Rektor UI: PTN BH Harus Miliki Daya Saing Internasional
Gedung Syahida Inn, BERITA UIN Online – Rektor Universitas Indonesia Ari Kuncoro menyatakan, perguruan tinggi negeri berstatus badan hukum (PTN BH) dituntut untuk memiliki daya saing internasional. Daya saing itu di antaranya ditentukan oleh reputasi internasional dan sumber daya manusia memadai.
“Reputasi internasional tak hanya ditentukan oleh banyaknya publikasi ilmiah tetapi juga kualitas dan inovasi dari karya-karya ilmiah yang dihasilkan,” kata Ari saat menjadi pembicara pada Rapat Kerja Pimpinan (Rakerpim) UIN Jakarta 2021 secara virtual di Gedung Syahida, Ciputat, Rabu (10/3/2021).
Secara umum, menurut Ari, setidaknya ada tiga faktor yang sangat berpengaruh dalam posisi sebagai PTN BH. Pertama, PTN BH harus memiliki keunggulan akademik yang di antaranya ditentukan oleh otoritas sains.
Dalam otoritas sains, reputasi PTN BH tak hanya diindikasikan dari banyaknya publikasi ilmiah yang dihasilkan tetapi juga peningkatan kualitas dan inovasi karya ilmiah atau menghasilkan sesuatu yang baru. Kedua harus ada inersia terhadap perubahan, dalam hal ini seluruh dosen, karyawan, dan mahasiswa harus keluar dari zona nyaman.
Faktor kedua harus memiliki daya saing tinggi. Dalam posisi ini PTN BH tidak semata ditentukan oleh publikasi tetapi juga lebih banyak oleh reputasi. Karena itu PTN BH harus dikenal oleh PT lain di luar negeri, terutama PT yang bereputasi.
“Reputasi daya saing ini di antaranya juga ditentukan oleh karya ilmiah, adanya prototipe atau harus ada tokoh, seperti profesor yang dikenal di negara lain,” katanya.

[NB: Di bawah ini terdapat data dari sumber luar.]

int dfa_warp_to_live_graph(const float* node_pos, const float* node_dq, const float* node_w, int D, int k,
                           const int32_t* idx, const float* vertices, const float* normals, int N, float* out_vertices,
                           float* out_normals, dfa_stream_t stream) {
    REQUIRE(node_pos && node_dq && node_w && D > 0, "no nodes");
    REQUIRE(N >= 0 && (N == 0 || (vertices && out_vertices && idx)), "bad vertices / graph / output");
    REQUIRE(k >= 1 && k <= DFA_MAX_KNN, "k out of range 1..16");
    if (N > 0)
        HIP_TRY(dfa::launch_warp_graph(node_pos, node_dq, node_w, k, idx, vertices, normals, N, out_vertices, out_normals,
                                       S(stream)));
    return DFA_OK;
}

int dfa_calc_dqb(const float* node_pos, const float* node_dq, const float* node_w, int D, int k, const float* points,
                 int n, float* out_dq, dfa_stream_t stream) {
    REQUIRE(node_pos && node_dq && node_w && D > 0, "no nodes");
    REQUIRE(n >= 0 && (n == 0 || (points && out_dq)), "bad points / output");
    REQUIRE(k >= 1 && k <= DFA_MAX_KNN, "k out of range 1..16");
    const dfa::KnnGridView* grid = nullptr;
    if (want_grid(D, n)) {
        GridScratch& gs = stream_scratch<GridScratch>(S(stream));

        HIP_TRY(gs.reserve(D));

        HIP_TRY(dfa::knn_grid_build(gs.v, node_pos, D, S(stream)));

        grid = &gs.v;
    }
    HIP_TRY(dfa::launch_dqb_support(node_pos, node_dq, node_w, D, k, points, n, out_dq, nullptr, grid, S(stream)));
    return DFA_OK;
}

int dfa_unsupported_vertices(const float* node_pos, const float* node_w, int D, int k, const float* vertices, int N,
                             uint8_t* flags, dfa_stream_t stream) {
    REQUIRE(N >= 0 && (N == 0 || (vertices && flags)), "bad vertices / output");
    REQUIRE(k >= 1 && k <= DFA_MAX_KNN, "k out of range 1..16");
    if (D == 0) {
        if (N > 0) HIP_TRY(hipMemsetAsync(flags, 1, (size_t)N, S(stream)));
        return DFA_OK;
    }
    REQUIRE(node_pos && node_w && D > 0, "bad nodes");
    const dfa::KnnGridView* grid = nullptr;
    if (want_grid(D, N)) {
        GridScratch& gs = stream_scratch<GridScratch>(S(stream));

        HIP_TRY(gs.reserve(D));

        HIP_TRY(dfa::knn_grid_build(gs.v, node_pos, D, S(stream)));

        grid = &gs.v;
    }
    HIP_TRY(dfa::launch_dqb_support(node_pos, nullptr, node_w, D, k, vertices, N, nullptr, flags, grid, S(stream)));
    return DFA_OK;
}

int dfa_repack_points(const float* src, int src_stride, float* dst, int dst_stride, int n, float pad,
                      dfa_stream_t stream) {
    REQUIRE(n >= 0 && (n == 0 || (src && dst)), "bad points");
    REQUIRE(src_stride >= 3 && dst_stride >= 3, "strides are floats per point, >= 3");
    REQUIRE(src_stride != 4 || ((uintptr_t)src & 15) == 0, "float4 source must be 16-byte aligned");
    REQUIRE(dst_stride != 4 || ((uintptr_t)dst & 15) == 0, "float4 destination must be 16-byte aligned");
    HIP_TRY(dfa::launch_repack_points(src, src_stride, dst, dst_stride, n, pad, S(stream)));
    return DFA_OK;
}

int dfa_transform_points(const float* points, int n, const float aff[12], int with_translation, float* out,
                         dfa_stream_t stream) {
    REQUIRE(n >= 0 && (n == 0 || (points && out)), "bad points");
    REQUIRE(aff, "null transform");
    HIP_TRY(dfa::launch_transform_points(points, n, aff, with_translation != 0, out, S(stream)));
    return DFA_OK;
}

namespace {
struct CompactScratch {
    int32_t* chunks = nullptr;
    int cap         = 0;
    hipError_t reserve(int n_needed) {
        if (n_needed <= cap) return hipSuccess;
        const int n = n_needed + n_needed / 4 + 16;
        (void)hipFree(chunks);
        chunks = nullptr, cap = 0;
        hipError_t e = hipMalloc((void**)&chunks, sizeof(int32_t) * (size_t)n);
        if (e == hipSuccess) cap = n;
        return e;
    }
};
}

int dfa_compact_points(const float* points, const uint8_t* flags, int N, float* out_points, int32_t* out_index,
                       int32_t* count, dfa_stream_t stream) {
    REQUIRE(count, "count is required");
    REQUIRE(N >= 0 && (N == 0 || flags), "bad flags");
    REQUIRE(!out_points || points || N == 0, "out_points requested without points");
    CompactScratch& cs = stream_scratch<CompactScratch>(S(stream));
    HIP_TRY(cs.reserve(dfa::compact_chunks(N > 0 ? N : 1)));
    HIP_TRY(dfa::launch_compact_points(points, flags, N, out_points, out_index, count, cs.chunks, S(stream)));
    return DFA_OK;
}

int dfa_correspond(const float* canon_vertices, const float* canon_normals, int n_canon, const float* live_vertices,
                   int n_live, float* out_vertices, float* out_normals, int32_t* out_index, dfa_stream_t stream) {
    REQUIRE(canon_vertices && n_canon > 0, "no canonical vertices");
    REQUIRE(n_live >= 0 && (n_live == 0 || live_vertices), "bad live vertices");
    REQUIRE(!out_normals || canon_normals, "normals requested without canonical normals");
    const dfa::KnnGridView* grid = nullptr;
    if (n_canon >= 16384 && want_grid(n_canon, n_live)) {
        PointGridScratch& pg = stream_scratch<PointGridScratch>(S(stream));
        HIP_TRY(pg.reserve(n_canon));
        HIP_TRY(dfa::point_grid_build(pg.v, canon_vertices, n_canon, S(stream)));
        grid = &pg.v.g;
    } else if (want_grid(n_canon, n_live)) {
        GridScratch& gs = stream_scratch<GridScratch>(S(stream));

        HIP_TRY(gs.reserve(n_canon));

        HIP_TRY(dfa::knn_grid_build(gs.v, canon_vertices, n_canon, S(stream)));

        grid = &gs.v;
    }
    HIP_TRY(dfa::launch_correspond(canon_vertices, canon_normals, n_canon, live_vertices, n_live, out_vertices,
                                   out_normals, out_index, grid, S(stream)));
    return DFA_OK;
}

int dfa_correspond_projective(const float* vertices, const float* normals, int n, const float* vmap, int vmap_step,
                              const float* nmap, int nmap_step, int cols, int rows, float fx, float fy, float cx, float cy,
                              float dist_thresh, float min_cosine, float* out_vertices, float* out_normals,
                              int32_t* out_pixel, dfa_stream_t stream) {
    REQUIRE(n >= 0 && (n == 0 || vertices), "bad vertices");
    REQUIRE(vmap && cols > 0 && rows > 0 && vmap_step >= 16 * cols, "bad vertex map");
    REQUIRE(!nmap || nmap_step >= 16 * cols, "bad normal map pitch");
    REQUIRE(!out_normals || nmap, "normals requested without a normal map");
    REQUIRE(fx > 0.f && fy > 0.f && dist_thresh >= 0.f, "bad intrinsics / threshold");
    REQUIRE(((uintptr_t)vmap & 15) == 0 && (vmap_step & 15) == 0 && ((uintptr_t)nmap & 15) == 0 && (!nmap || (nmap_step & 15) == 0),
            "maps must be 16-byte aligned float4 images");
    HIP_TRY(dfa::launch_correspond_projective(vertices, normals, n, vmap, vmap_step, nmap, nmap_step, cols, rows, fx, fy, cx,
                                              cy, dist_thresh, min_cosine, out_vertices, out_normals, out_pixel,
                                              S(stream)));
    return DFA_OK;
}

Untuk mencapai hal itu maka perlu ada strategi lain, di antaranya akselerasi sumber daya manusia. Karena untuk bisa masuk masuk ke dalam suatu lingkungan untuk dikenal di luar negeri diperlukan kemampuan konektivitas budaya, karena nanti akan bergabung dengan kelompok-kelompok ilmiah lain.
Faktor ketiga PTN BH harus memliik daya saing lulusannya dengan lulusan luar negeri. Karena lulusan tersebut akan tercatat sebagai kemampuan dari sebuah universitas untuk memperbaiki sumber daya manusia suatu negara.

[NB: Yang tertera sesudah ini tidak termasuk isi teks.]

+            Z.n16[3] = (unsigned int)(zero_pick_bytes / 16);
+        }
+        const PackOut O{K.cp, K.cp_hi, K.rp, K.rp_hi, K.rloc_f, K.rloc_t, B.bin_t, B.bin_f, RTpad, RFpad, sflag_f, sflag_t, rflag_f, rflag_t, mini_c, mini_r,
+                        D.rl_t, D.rl_f, (int32_t)c->rows.R};
+        PanelArgs Pn;
+        memset(&Pn, 0, sizeof(Pn));
         if (E.do_lr) {
-            if (int rc = launch_pack_panel(c, D.rl_f, RFpad, c->panel[s][0].as<uint64_t>(), gs, lo_h->diag ? nullptr : D.rl_t, RTpad,
-                                           lo_h->diag ? nullptr : c->panel[s][1].as<uint64_t>()))
-                return rc;
-        }
-        {
-            ZeroArgs Z;
-            memset(&Z, 0, sizeof(Z));
-            auto zero = [&Z](int k, const Carve::Range &r) {
-                Z.p[k] = reinterpret_cast<uint4 *>(r.p);
-                Z.n16[k] = r.n16();
-            };
-            zero(0, U.zeroed());
-            if (use_pairs) zero(1, PL.zeroed());
-            if (fuse) {
-                Z.p[4] = reinterpret_cast<uint4 *>(c->apx_clean[s].p);
-                Z.n16[4] = (unsigned int)(((size_t)(RTpad / 32) * (size_t)(RFpad / 64) + 15) / 16);
+            Pn.Mbits = c->rows.Mbits.as<uint64_t>();
+            Pn.KW = c->KW;
+            Pn.M2 = (int)(c->KW / 2);
+            Pn.interleave = c->apx.apx_fine ? 1 : 0;
+            Pn.rowlist[0] = D.rl_f;
+            Pn.Rpad[0] = RFpad;
+            Pn.panel[0] = c->panel[s][0].as<uint64_t>();
+            if (!lo_h->diag) {
+                Pn.rowlist[1] = D.rl_t;
+                Pn.Rpad[1] = RTpad;
+                Pn.panel[1] = c->panel[s][1].as<uint64_t>();
             }
-            zero(5, B.zeroed());
-            if (zero_hist) {
-                Z.p[2] = reinterpret_cast<uint4 *>(zero_hist);
-                Z.n16[2] = (unsigned int)((size_t)NBINS * 8 / 16 * (size_t)(lo_h->span ? lo_h->span : 1));
-                Z.p[3] = reinterpret_cast<uint4 *>(zero_pick);
-                Z.n16[3] = (unsigned int)(zero_pick_bytes / 16);
-            }
-            hipLaunchKernelGGL(k_zero4, dim3(16), dim3(256), 0, gs, Z);
         }
         const int nthr = std::max<int>(std::max<int>((int)nt, (int)g.nf_slots()), std::max<int>(RTpad, RFpad));
-        hipLaunchKernelGGL(k_build_packs, dim3((unsigned)((nthr + 255) / 256), 2), dim3(256), 0, gs, A, D.perm, D.perm_t, (int)g.nf_slots(), 1, K.cp, K.cp_hi, K.rp,
-                           K.rp_hi, K.rloc_f, K.rloc_t, B.bin_t, B.bin_f, RTpad, RFpad, sflag_f, sflag_t, rflag_f, rflag_t, mini_c, mini_r);
+        const PrepGrid Gd(nthr, true, Pn.Rpad[0], Pn.Rpad[1]);
+        hipLaunchKernelGGL(k_apx_prep, dim3(Gd.total()), dim3(256), 0, gs, Gd, A, D.perm, D.perm_t, (int)g.nf_slots(), O, Z, Pn);
         LDW_HIP(hipGetLastError());
         ApxGemmArgs P;
         if (E.do_lr) {
@@ -665,8 +675,10 @@
         Ax.pl_pairs = nullptr;
         launch_units(Ax, D, U, ghist, s2);
     }
-    hipLaunchKernelGGL(k_apx_stats, dim3(1), dim3(64), 0, s2, U.counters, A.pl_n, A.pl_cap, A.E.scr_viol + 1);
-    LDW_HIP(hipGetLastError());
+    if (!E.do_lr) {
+        hipLaunchKernelGGL(k_apx_stats, dim3(1), dim3(64), 0, s2, U.counters, A.pl_n, A.pl_cap, A.E.scr_viol + 1);
+        LDW_HIP(hipGetLastError());
+    }
     LDW_HIP(hipEventRecord(ev[2], s2));
     return LDW_OK;
 }
diff --git a/ldweaver_amd/csrc/ldw_mi_eval.inc b/ldweaver_amd/csrc/ldw_mi_eval.inc
--- a/ldweaver_amd/csrc/ldw_mi_eval.inc
+++ b/ldweaver_amd/csrc/ldw_mi_eval.inc
@@ -366,22 +366,46 @@
     uint4 *p[6];
     unsigned int n16[6];
 };
-__global__ __launch_bounds__(256) void k_zero4(ZeroArgs Z) {
+__device__ __forceinline__ void zero_ranges_wg(const ZeroArgs &Z, unsigned int wg, unsigned int nwg) {
     const uint4 z = make_uint4(0u, 0u, 0u, 0u);
 #pragma unroll
     for (int k = 0; k < 6; ++k)
-        for (unsigned int i = blockIdx.x * 256u + threadIdx.x; i < Z.n16[k]; i += gridDim.x * 256u) Z.p[k][i] = z;
-}
-
-__global__ void k_apx_stats(const unsigned int *__restrict__ n_units, const unsigned int *__restrict__ pl_n, unsigned int pl_cap,
-                            unsigned long long *__restrict__ acc) {
-    if (threadIdx.x != 0 || blockIdx.x != 0) return;
+        for (unsigned int i = wg * 256u + threadIdx.x; i < Z.n16[k]; i += nwg * 256u) Z.p[k][i] = z;
+}
+
+struct PanelArgs {
+    const uint64_t *Mbits;
+    int64_t KW;
+    const int32_t *rowlist[2];
+    int Rpad[2];
+    uint64_t *panel[2];
+    int M2, interleave;
+};
+__global__ __launch_bounds__(256) void k_apx_prep(PrepGrid Gd, EpiArgs A, const int32_t *__restrict__ perm_f, const int32_t *__restrict__ perm_t, int nf_slots,
+                                                  PackOut O, ZeroArgs Z, PanelArgs Pn) {
+    unsigned int wg;
+    const int part = Gd.part_of(blockIdx.x, wg);
+    if (part == PrepGrid::PACKS_T || part == PrepGrid::PACKS_F) build_packs_side(A, perm_f, perm_t, nf_slots, 1, O, part == PrepGrid::PACKS_T, (int)(wg * 256u + threadIdx.x));
+    else if (part == PrepGrid::ZERO) zero_ranges_wg(Z, wg, Gd.first[PrepGrid::ZERO + 1] - Gd.first[PrepGrid::ZERO]);
+    else {
+        const int k = part == PrepGrid::PANEL_T ? 1 : 0;
+        apx_pack_panel_wg(wg, Pn.Mbits, Pn.KW, Pn.rowlist[k], Pn.Rpad[k], Pn.M2, Pn.panel[k], Pn.interleave);
+    }
+}
+
+__device__ __forceinline__ void apx_stats_body(const unsigned int *__restrict__ n_units, const unsigned int *__restrict__ pl_n, unsigned int pl_cap,
+                                               unsigned long long *__restrict__ acc) {
     acc[0] += (unsigned long long)n_units[0] + n_units[1];
     unsigned long long k = 0;
     if (pl_n)
         for (int i = 0; i < PAIR_PATHS * PAIR_SHARDS; ++i) k += pl_n[i] > pl_cap ? pl_cap : pl_n[i];
     acc[1] += k;
     if (pl_n) acc[2] += (unsigned long long)pl_n[PH_MAYBE_N];
+}
+__global__ void k_apx_stats(const unsigned int *__restrict__ n_units, const unsigned int *__restrict__ pl_n, unsigned int pl_cap,
+                            unsigned long long *__restrict__ acc) {
+    if (threadIdx.x != 0 || blockIdx.x != 0) return;
+    apx_stats_body(n_units, pl_n, pl_cap, acc);
 }
 
 struct GenArgs {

Jad pilihannya, lulusan PT harus berpengaruh dan berhasil menduduki posisi kunci, seperti di perusahaan-perusahan atau menjadi seorang profesor di luar negeri.
Ari menilai, lulusan PT seharusnya bukan untuk siap pakai melainkan siap beradaptasi. Namun, saat ini masih ada kecenderungan di kalangan mahasiswa bahwa IPK tinggi berarti sebagai keunggulan.
Padahal, untuk bersaing di dunia kerja bukan ditentukan oleh IPK tinggi melainkan kemampuan beradaptasi, yakni bagaimana lulusan PT dapat bekerja dengan pihak lain atau bekerja dalam suatu tim.
“Biasanya perusahaan tidak akan tanya berapa IPK-nya, tapi apakah dapat bekerja sama dengan tim,” ujarnya. (ns)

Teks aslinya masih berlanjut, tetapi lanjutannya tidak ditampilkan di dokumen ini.